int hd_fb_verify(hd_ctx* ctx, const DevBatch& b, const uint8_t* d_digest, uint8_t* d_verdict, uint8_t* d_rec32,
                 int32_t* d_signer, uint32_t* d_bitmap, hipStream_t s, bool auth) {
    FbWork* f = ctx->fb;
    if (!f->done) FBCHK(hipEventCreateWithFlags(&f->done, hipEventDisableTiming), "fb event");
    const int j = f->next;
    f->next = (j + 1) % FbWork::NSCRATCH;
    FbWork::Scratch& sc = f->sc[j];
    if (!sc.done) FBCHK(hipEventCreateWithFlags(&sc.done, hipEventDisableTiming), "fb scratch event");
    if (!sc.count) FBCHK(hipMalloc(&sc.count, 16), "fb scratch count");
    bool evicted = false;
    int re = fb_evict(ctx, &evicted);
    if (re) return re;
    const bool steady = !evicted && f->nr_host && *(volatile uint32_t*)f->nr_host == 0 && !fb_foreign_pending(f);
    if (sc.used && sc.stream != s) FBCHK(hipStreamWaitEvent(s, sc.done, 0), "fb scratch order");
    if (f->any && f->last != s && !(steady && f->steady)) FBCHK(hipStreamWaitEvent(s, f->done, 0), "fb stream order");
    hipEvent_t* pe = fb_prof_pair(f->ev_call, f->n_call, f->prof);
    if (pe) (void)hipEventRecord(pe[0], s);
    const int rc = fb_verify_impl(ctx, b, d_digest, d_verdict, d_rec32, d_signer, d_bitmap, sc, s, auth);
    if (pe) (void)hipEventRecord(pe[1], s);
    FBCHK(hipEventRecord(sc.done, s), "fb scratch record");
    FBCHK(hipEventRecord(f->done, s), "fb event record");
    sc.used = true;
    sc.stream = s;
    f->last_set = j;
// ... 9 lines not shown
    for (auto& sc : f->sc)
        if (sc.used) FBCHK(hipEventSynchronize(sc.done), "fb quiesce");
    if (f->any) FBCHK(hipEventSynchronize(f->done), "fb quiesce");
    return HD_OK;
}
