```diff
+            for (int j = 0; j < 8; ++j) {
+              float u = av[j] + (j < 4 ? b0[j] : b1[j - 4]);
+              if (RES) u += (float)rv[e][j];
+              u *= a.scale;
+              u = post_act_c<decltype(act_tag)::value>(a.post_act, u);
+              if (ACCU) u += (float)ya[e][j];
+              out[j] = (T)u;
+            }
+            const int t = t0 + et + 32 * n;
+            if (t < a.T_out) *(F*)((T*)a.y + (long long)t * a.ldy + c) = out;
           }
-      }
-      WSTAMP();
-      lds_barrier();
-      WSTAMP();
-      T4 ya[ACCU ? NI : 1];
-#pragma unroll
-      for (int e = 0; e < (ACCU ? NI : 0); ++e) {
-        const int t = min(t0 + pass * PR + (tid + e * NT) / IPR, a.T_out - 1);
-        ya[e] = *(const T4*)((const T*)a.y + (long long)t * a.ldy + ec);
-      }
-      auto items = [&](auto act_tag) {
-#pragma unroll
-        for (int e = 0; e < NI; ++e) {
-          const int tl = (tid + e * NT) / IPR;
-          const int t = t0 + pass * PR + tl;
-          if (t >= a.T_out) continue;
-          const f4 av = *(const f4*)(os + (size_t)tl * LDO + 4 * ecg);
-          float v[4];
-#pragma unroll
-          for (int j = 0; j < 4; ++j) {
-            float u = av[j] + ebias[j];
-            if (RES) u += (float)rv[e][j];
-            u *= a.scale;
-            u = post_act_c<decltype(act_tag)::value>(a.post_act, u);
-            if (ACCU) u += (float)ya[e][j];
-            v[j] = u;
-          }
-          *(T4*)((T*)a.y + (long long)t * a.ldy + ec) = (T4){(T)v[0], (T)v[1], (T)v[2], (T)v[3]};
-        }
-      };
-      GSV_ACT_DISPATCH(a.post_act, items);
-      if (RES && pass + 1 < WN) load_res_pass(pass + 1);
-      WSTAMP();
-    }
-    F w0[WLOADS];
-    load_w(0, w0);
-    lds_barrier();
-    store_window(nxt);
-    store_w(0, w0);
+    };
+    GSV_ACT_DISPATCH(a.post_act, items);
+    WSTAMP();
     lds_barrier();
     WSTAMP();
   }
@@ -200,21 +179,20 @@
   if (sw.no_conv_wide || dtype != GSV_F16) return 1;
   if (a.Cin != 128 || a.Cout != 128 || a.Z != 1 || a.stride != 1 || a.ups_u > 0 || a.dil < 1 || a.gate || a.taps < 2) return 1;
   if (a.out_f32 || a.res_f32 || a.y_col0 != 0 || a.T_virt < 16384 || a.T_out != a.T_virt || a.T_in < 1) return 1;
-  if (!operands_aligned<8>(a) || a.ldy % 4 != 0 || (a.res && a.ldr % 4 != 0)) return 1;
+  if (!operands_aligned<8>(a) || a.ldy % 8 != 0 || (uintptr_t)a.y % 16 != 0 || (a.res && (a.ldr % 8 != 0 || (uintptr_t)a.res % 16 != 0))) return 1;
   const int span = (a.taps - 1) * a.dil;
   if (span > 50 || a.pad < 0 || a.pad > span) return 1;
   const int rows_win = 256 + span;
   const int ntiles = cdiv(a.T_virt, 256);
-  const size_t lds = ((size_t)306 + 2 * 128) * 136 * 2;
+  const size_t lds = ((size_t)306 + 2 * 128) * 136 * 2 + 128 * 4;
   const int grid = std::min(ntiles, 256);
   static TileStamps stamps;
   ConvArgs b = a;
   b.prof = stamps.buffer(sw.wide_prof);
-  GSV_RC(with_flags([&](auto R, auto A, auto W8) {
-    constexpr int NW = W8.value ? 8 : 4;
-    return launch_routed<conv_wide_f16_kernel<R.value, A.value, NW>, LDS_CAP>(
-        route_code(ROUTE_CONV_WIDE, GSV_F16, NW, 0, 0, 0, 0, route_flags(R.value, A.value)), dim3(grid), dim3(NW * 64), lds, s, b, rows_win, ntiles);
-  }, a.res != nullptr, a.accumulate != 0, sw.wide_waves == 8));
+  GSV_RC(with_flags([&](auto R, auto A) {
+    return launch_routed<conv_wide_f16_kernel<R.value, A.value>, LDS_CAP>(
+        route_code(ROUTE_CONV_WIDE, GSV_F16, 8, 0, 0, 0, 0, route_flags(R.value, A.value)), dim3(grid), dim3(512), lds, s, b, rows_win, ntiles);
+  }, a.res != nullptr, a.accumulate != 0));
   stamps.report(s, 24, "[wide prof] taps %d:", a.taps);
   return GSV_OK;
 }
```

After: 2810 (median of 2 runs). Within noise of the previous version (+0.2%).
+ + + + +
Assigned task. Each line of the data above must be restated word for word.

Answer to this exercise.
int hd_fb_verify(hd_ctx* ctx, const DevBatch& b, const uint8_t* d_digest, uint8_t* d_verdict, uint8_t* d_rec32,
                 int32_t* d_signer, uint32_t* d_bitmap, hipStream_t s, bool auth) {
    FbWork* f = ctx->fb;
    if (!f->done) FBCHK(hipEventCreateWithFlags(&f->done, hipEventDisableTiming), "fb event");
    const int j = f->next;
    f->next = (j + 1) % FbWork::NSCRATCH;
    FbWork::Scratch& sc = f->sc[j];
    if (!sc.done) FBCHK(hipEventCreateWithFlags(&sc.done, hipEventDisableTiming), "fb scratch event");
    if (!sc.count) FBCHK(hipMalloc(&sc.count, 16), "fb scratch count");
    bool evicted = false;
    int re = fb_evict(ctx, &evicted);
    if (re) return re;
    const bool steady = !evicted && f->nr_host && *(volatile uint32_t*)f->nr_host == 0 && !fb_foreign_pending(f);
    if (sc.used && sc.stream != s) FBCHK(hipStreamWaitEvent(s, sc.done, 0), "fb scratch order");
    if (f->any && f->last != s && !(steady && f->steady)) FBCHK(hipStreamWaitEvent(s, f->done, 0), "fb stream order");
    hipEvent_t* pe = fb_prof_pair(f->ev_call, f->n_call, f->prof);
    if (pe) (void)hipEventRecord(pe[0], s);
    const int rc = fb_verify_impl(ctx, b, d_digest, d_verdict, d_rec32, d_signer, d_bitmap, sc, s, auth);
    if (pe) (void)hipEventRecord(pe[1], s);
    FBCHK(hipEventRecord(sc.done, s), "fb scratch record");
    FBCHK(hipEventRecord(f->done, s), "fb event record");
    sc.used = true;
    sc.stream = s;
    f->last_set = j;
// ... 9 lines not shown
    for (auto& sc : f->sc)
        if (sc.used) FBCHK(hipEventSynchronize(sc.done), "fb quiesce");
    if (f->any) FBCHK(hipEventSynchronize(f->done), "fb quiesce");
    return HD_OK;
}
```diff
+            for (int j = 0; j < 8; ++j) {
+              float u = av[j] + (j < 4 ? b0[j] : b1[j - 4]);
+              if (RES) u += (float)rv[e][j];
+              u *= a.scale;
+              u = post_act_c<decltype(act_tag)::value>(a.post_act, u);
+              if (ACCU) u += (float)ya[e][j];
+              out[j] = (T)u;
+            }
+            const int t = t0 + et + 32 * n;
+            if (t < a.T_out) *(F*)((T*)a.y + (long long)t * a.ldy + c) = out;
           }
-      }
-      WSTAMP();
-      lds_barrier();
-      WSTAMP();
-      T4 ya[ACCU ? NI : 1];
-#pragma unroll
-      for (int e = 0; e < (ACCU ? NI : 0); ++e) {
-        const int t = min(t0 + pass * PR + (tid + e * NT) / IPR, a.T_out - 1);
-        ya[e] = *(const T4*)((const T*)a.y + (long long)t * a.ldy + ec);
-      }
-      auto items = [&](auto act_tag) {
-#pragma unroll
-        for (int e = 0; e < NI; ++e) {
-          const int tl = (tid + e * NT) / IPR;
-          const int t = t0 + pass * PR + tl;
-          if (t >= a.T_out) continue;
-          const f4 av = *(const f4*)(os + (size_t)tl * LDO + 4 * ecg);
-          float v[4];
-#pragma unroll
-          for (int j = 0; j < 4; ++j) {
-            float u = av[j] + ebias[j];
-            if (RES) u += (float)rv[e][j];
-            u *= a.scale;
-            u = post_act_c<decltype(act_tag)::value>(a.post_act, u);
-            if (ACCU) u += (float)ya[e][j];
-            v[j] = u;
-          }
-          *(T4*)((T*)a.y + (long long)t * a.ldy + ec) = (T4){(T)v[0], (T)v[1], (T)v[2], (T)v[3]};
-        }
-      };
-      GSV_ACT_DISPATCH(a.post_act, items);
-      if (RES && pass + 1 < WN) load_res_pass(pass + 1);
-      WSTAMP();
-    }
-    F w0[WLOADS];
-    load_w(0, w0);
-    lds_barrier();
-    store_window(nxt);
-    store_w(0, w0);
+    };
+    GSV_ACT_DISPATCH(a.post_act, items);
+    WSTAMP();
     lds_barrier();
     WSTAMP();
   }
@@ -200,21 +179,20 @@
   if (sw.no_conv_wide || dtype != GSV_F16) return 1;
   if (a.Cin != 128 || a.Cout != 128 || a.Z != 1 || a.stride != 1 || a.ups_u > 0 || a.dil < 1 || a.gate || a.taps < 2) return 1;
   if (a.out_f32 || a.res_f32 || a.y_col0 != 0 || a.T_virt < 16384 || a.T_out != a.T_virt || a.T_in < 1) return 1;
-  if (!operands_aligned<8>(a) || a.ldy % 4 != 0 || (a.res && a.ldr % 4 != 0)) return 1;
+  if (!operands_aligned<8>(a) || a.ldy % 8 != 0 || (uintptr_t)a.y % 16 != 0 || (a.res && (a.ldr % 8 != 0 || (uintptr_t)a.res % 16 != 0))) return 1;
   const int span = (a.taps - 1) * a.dil;
   if (span > 50 || a.pad < 0 || a.pad > span) return 1;
   const int rows_win = 256 + span;
   const int ntiles = cdiv(a.T_virt, 256);
-  const size_t lds = ((size_t)306 + 2 * 128) * 136 * 2;
+  const size_t lds = ((size_t)306 + 2 * 128) * 136 * 2 + 128 * 4;
   const int grid = std::min(ntiles, 256);
   static TileStamps stamps;
   ConvArgs b = a;
   b.prof = stamps.buffer(sw.wide_prof);
-  GSV_RC(with_flags([&](auto R, auto A, auto W8) {
-    constexpr int NW = W8.value ? 8 : 4;
-    return launch_routed<conv_wide_f16_kernel<R.value, A.value, NW>, LDS_CAP>(
-        route_code(ROUTE_CONV_WIDE, GSV_F16, NW, 0, 0, 0, 0, route_flags(R.value, A.value)), dim3(grid), dim3(NW * 64), lds, s, b, rows_win, ntiles);
-  }, a.res != nullptr, a.accumulate != 0, sw.wide_waves == 8));
+  GSV_RC(with_flags([&](auto R, auto A) {
+    return launch_routed<conv_wide_f16_kernel<R.value, A.value>, LDS_CAP>(
+        route_code(ROUTE_CONV_WIDE, GSV_F16, 8, 0, 0, 0, 0, route_flags(R.value, A.value)), dim3(grid), dim3(512), lds, s, b, rows_win, ntiles);
+  }, a.res != nullptr, a.accumulate != 0));
   stamps.report(s, 24, "[wide prof] taps %d:", a.taps);
   return GSV_OK;
 }
```

After: 2810 (median of 2 runs). Within noise of the previous version (+0.2%).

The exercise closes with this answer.